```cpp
struct FrustumOut {
    float u, ur, v, vc;
    int lvl;
};
__device__ uint8_t g_zero_u8;
__device__ __forceinline__ bool frustum_eval(const FrustumArgs& a, int i, FrustumOut& o) {
    const uint8_t sk = *(a.skip ? a.skip + i : &g_zero_u8);
    const uint8_t bd = *(a.bad ? a.bad + i : &g_zero_u8);
    const float* P = a.xyz + 3 * i;
    const float* nv = a.normal + 3 * i;
    const float P0 = P[0], P1 = P[1], P2 = P[2];
    const float n0 = nv[0], n1 = nv[1], n2 = nv[2];
    const float maxd = a.maxd[i], mind = a.mind[i];
    const float Pv[3] = {P0, P1, P2};
    float pc[3];
    pose_apply(a.T, Pv, pc);
    const float invz = 1.0f / pc[2];
    const float u = a.fx * pc[0] * invz + a.cx;
    const float v = a.fy * pc[1] * invz + a.cy;
    const float dmax = kMaxDistInvariance * maxd, dmin = kMinDistInvariance * mind;
    const float po0 = P0 - a.ow[0], po1 = P1 - a.ow[1], po2 = P2 - a.ow[2];
    const float dist = (float)sqrt((double)po0 * po0 + (double)po1 * po1 + (double)po2 * po2);
    const double dot = (double)po0 * n0 + (double)po1 * n1 + (double)po2 * n2;
    const float vc = (float)(dot / dist);
    const bool in = !sk && !bd && !(pc[2] < 0.0f) && !(u < a.minx || u > a.maxx) &&
                    !(v < a.miny || v > a.maxy) && !(dist < dmin || dist > dmax) && !(vc < a.cos_limit);
    if (!in) return false;
    o.lvl = predict_level(maxd, dist, a.log_scale);
    o.u = u;
    o.ur = u - a.bf * invz;
    o.v = v;
    o.vc = vc;
    return true;
}

__device__ __forceinline__ bool frustum_point(const FrustumArgs& a, int i) {
    FrustumOut o;
    const bool in = frustum_eval(a, i, o);
    a.in_view[i] = in ? 1 : 0;
    if (!in) return false;
    a.px[i] = o.u;
    a.pxr[i] = o.ur;
    a.py[i] = o.v;
    a.lvl[i] = o.lvl;
    a.vcos[i] = o.vc;
    return true;
}

__global__ __launch_bounds__(256) void frustum_kernel(FrustumArgs a) {
    const int i = blockIdx.x * 256 + threadIdx.x;
    bool in = false;
    if (i < a.n) in = frustum_point(a, i);
    if (a.n_in_view) {
        const unsigned long long b = __ballot(in);
        if ((threadIdx.x & 63) == 0 && b) atomicAdd(a.n_in_view, __popcll(b));
    }
}

}
```

Measured before the change: 373,600 frames/s.

## Replace serial top-2 push chain with tree reduction using biased integer-min keys

Adds a positive bias to the MFMA accumulator keys so the float values can be compared as integers, and replaces the 16-step sequential min/med3 push per accumulator with a tree of 3-way top-2 merges (min3/med3). It also reorders the tile loop so both m-tiles for a given query n-tile are processed consecutively, and changes fragment prefetching to an explicit register array. The intent is to shorten the VALU dependency chain interleaved between MFMAs. The cost is higher register pressure and a more complex close/bias bookkeeping that could break correctness at the edges.

Result: faster. 381,000 frames/s, median of 6 (+2.0%).

```diff
diff --git a/orbslam_mapsave_amd/csrc/orbfe_match.hip b/orbslam_mapsave_amd/csrc/orbfe_match.hip
--- a/orbslam_mapsave_amd/csrc/orbfe_match.hip
+++ b/orbslam_mapsave_amd/csrc/orbfe_match.hip
@@ -220,7 +220,8 @@
 #endif
 typedef int i32x8 __attribute__((ext_vector_type(8)));
 typedef float f32x16 __attribute__((ext_vector_type(16)));
-constexpr float kBfNoneF = 32767.f;
+constexpr int kBfBias = 64 * 256;
+constexpr float kBfNoneF = 65535.f;
 __device__ __forceinline__ uint32_t bits8_nib(uint32_t w, int s) {
     return nibble01(w, s) | (nibble01(w, s + 4) << 4);
 }
@@ -232,21 +233,33 @@
     return i32x4{(int)((bits8_nib(w, 0) << 3) | 0x22222222u), (int)((bits8_nib(w, 8) << 3) | 0x22222222u),
                  (int)((bits8_nib(w, 16) << 3) | 0x22222222u), (int)((bits8_nib(w, 24) << 3) | 0x22222222u)};
 }
+__device__ __forceinline__ float kminf(float a, float b) {
+    return __int_as_float(kmin(__float_as_int(a), __float_as_int(b)));
+}
+__device__ __forceinline__ float kmin3f(float a, float b, float c) { return kminf(kminf(a, b), c); }
+struct BfPairF {
+    float b, s;
+};
+__device__ __forceinline__ BfPairF bf_top2(float x, float y, float z) {
+    return {kmin3f(x, y, z), __builtin_amdgcn_fmed3f(x, y, z)};
+}
+__device__ __forceinline__ BfPairF bf_merge3(BfPairF x, BfPairF y, BfPairF z) {
+    return {kmin3f(x.b, y.b, z.b), kminf(__builtin_amdgcn_fmed3f(x.b, y.b, z.b), kmin3f(x.s, y.s, z.s))};
+}
+__device__ __forceinline__ BfPairF bf_merge2(BfPairF x, BfPairF y) {
+    return {kminf(x.b, y.b), __builtin_amdgcn_fmed3f(x.b, y.b, kminf(x.s, y.s))};
+}
+__device__ __forceinline__ BfPairF bf_push(BfPairF x, float k) {
+    return {kminf(x.b, k), __builtin_amdgcn_fmed3f(x.b, x.s, k)};
+}
 struct BfLaneF {
-    float tb, ts;
+    BfPairF t;
     int best, second;
-    __device__ __forceinline__ void push(float k) {
-        ts = __builtin_amdgcn_fmed3f(tb, ts, k);
-        float m;
-        asm("v_min_f32 %0, %1, %2" : "=v"(m) : "v"(tb), "v"(k));
-        tb = m;
-    }
     __device__ __forceinline__ void close(int base) {
-        const int ib = (int)tb, is = (int)ts;
+        const int ib = (int)t.b, is = (int)t.s;
         const int kb = ((ib >> 6) << 16) + base + (ib & 63), ks = (is >> 6) << 16;
         second = kmin(kmin(second, ks), kmax(best, kb));
         best = kmin(best, kb);
-        tb = ts = kBfNoneF;
     }
 };
 constexpr int kBfMaxTiles = (kBfMaxRefs + kBfRefs) / kBfRefs;
@@ -302,14 +315,14 @@
 #pragma unroll
         for (int c = 0; c < 4; ++c) bq[nt][c] = qry_fp4(dw[2 * c + h]);
         popc[nt] = pc;
-        st[nt].best = st[nt].second = (256 - pc) << 16;
-        st[nt].tb = st[nt].ts = kBfNoneF;
+        st[nt].best = st[nt].second = (512 - pc) << 16;
+        st[nt].t = {kBfNoneF, kBfNoneF};
     }
     f32x16 pos[2];
 #pragma unroll
     for (int e = 0; e < 16; ++e) {
-        pos[0][e] = (float)bf_pos(0, e);
-        pos[1][e] = (float)bf_pos(1, e);
+        pos[0][e] = (float)(kBfBias + bf_pos(0, e));
+        pos[1][e] = (float)(kBfBias + bf_pos(1, e));
     }
     const int lrow = tid & 63, lcp = tid >> 6;
     struct Raw { uint32_t w[kBfWords]; };
@@ -365,28 +378,41 @@
         const int cur = t & 1;
         const RawT raw2 = fetch_any(t + 2);
         const int valid = nr - t * kBfRefs - 4 * h;
-        auto frag = [&](int f) { return tile[cur][2 * (f & 3) + h][32 * ((f >> 2) & 1) + col]; };
-        i32x4 a = frag(0), a1 = frag(1);
+        auto frag = [&](int g) { return tile[cur][2 * (g & 3) + h][32 * (g >> 2) + col]; };
+        i32x4 fr[8];
+        fr[0] = frag(0);
+        fr[1] = frag(1);
 #pragma unroll
         for (int p = 0; p < 4; ++p) {
-            const int mt = p & 1, nt = p >> 1;
-            const int pmt = (p + 3) & 1, pnt = ((p + 3) & 3) >> 1;
+            const int mt = p >> 1, nt = p & 1;
+            const int pmt = ((p + 3) & 3) >> 1, pnt = (p + 3) & 1;
             f32x16 acc;
+            auto key = [&](int e) {
+                return partial && p > 0 && bf_pos(pmt, e) >= valid ? kBfNoneF : accp[e];
+            };
+            BfPairF ru{}, rv{}, rw{};
+            if (p == 0) st[0].close((t - 1) * kBfRefs);
 #pragma unroll
             for (int c = 0; c < 4; ++c) {
                 const int f = 4 * p + c;
-                i32x4 a2 = a1;
-                if (f + 2 < 16) a2 = frag(f + 2);
+                const int rd = f < 2 ? f + 2 : (f >= 5 && f <= 8) ? f - 1 : -1;
+                if (rd >= 0) fr[rd] = frag(rd);
+                const i32x4 a = fr[4 * mt + c];
                 const i32x8 av = i32x8{a[0], a[1], a[2], a[3], 0, 0, 0, 0};
                 const i32x8 bv = i32x8{bq[nt][c][0], bq[nt][c][1], bq[nt][c][2], bq[nt][c][3], 0, 0, 0, 0};
                 acc = __builtin_amdgcn_mfma_scale_f32_32x32x64_f8f6f4(av, bv, c ? acc : pos[mt], 4, 4, 0,
                                                                        scale_a, 0, scale_b);
-#pragma unroll
-                for (int u = 0; u < 4; ++u) {
-                    const int e = 4 * c + u;
-                    float k = accp[e];
-                    if (partial && p > 0 && bf_pos(pmt, e) >= valid) k = kBfNoneF;
-                    st[pnt].push(k);
+                if (c == 0) {
+                    ru = bf_top2(key(0), key(1), key(2));
+                    rv = bf_top2(key(3), key(4), key(5));
+                } else if (c == 1) {
+                    ru = bf_merge3(ru, rv, bf_top2(key(6), key(7), key(8)));
+                } else if (c == 2) {
+                    rv = bf_top2(key(9), key(10), key(11));
+                    rw = bf_top2(key(12), key(13), key(14));
+                } else {
+                    ru = bf_push(bf_merge3(ru, rv, rw), key(15));
+                    st[pnt].t = pmt ? bf_merge2(st[pnt].t, ru) : ru;
                 }
                 if (f % 8 == 7 && (f >> 3) < kBfWords) {
                     if constexpr (kPre)
@@ -394,15 +420,12 @@
                     else
                         tile[cur ^ 1][kBfWords * lcp + (f >> 3)][lrow] = ref_fp4(raw.w[f >> 3]);
                 }
-                a = a1;
-                a1 = a2;
-                __builtin_amdgcn_sched_group_barrier(0x100, 1, 0);
+                if (rd >= 0) __builtin_amdgcn_sched_group_barrier(0x100, 1, 0);
                 __builtin_amdgcn_sched_group_barrier(0x008, 1, 0);
                 __builtin_amdgcn_sched_group_barrier(0x002, 10, 0);
                 __builtin_amdgcn_sched_barrier(0);
             }
             if (p == 0) st[1].close((t - 1) * kBfRefs);
-            if (p == 2) st[0].close(t * kBfRefs);
             accp = acc;
         }
         raw = raw2;
@@ -413,7 +436,8 @@
     if (ntiles) {
         const int valid = nr - (ntiles - 1) * kBfRefs - 4 * h;
 #pragma unroll
-        for (int e = 0; e < 16; ++e) st[1].push(bf_pos(1, e) < valid ? accp[e] : kBfNoneF);
+        for (int e = 0; e < 16; ++e) st[1].t = bf_push(st[1].t, bf_pos(1, e) < valid ? accp[e] : kBfNoneF);
+        st[0].close((ntiles - 1) * kBfRefs);
         st[1].close((ntiles - 1) * kBfRefs);
     }
     int best[2] = {st[0].best, st[1].best}, second[2] = {st[0].second, st[1].second};
@@ -427,7 +451,7 @@
     const int qi = q0 + 32 * h + col;
     if (qi < nq) {
         const int kb = h ? best[1] : best[0], ks = h ? second[1] : second[0];
-        const int pc = h ? popc[1] : popc[0];
+        const int pc = (h ? popc[1] : popc[0]) - 256;
         const int db = (kb >> 16) + pc;
         int* o = out + ((long long)b * nq_cap + qi) * 3;
         o[0] = db >= 256 ? -1 : (kb & 0xffff);
```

#####

Problem details: Provide the count of lines in the data above that include the word "long", with no added text.

Expected output: 2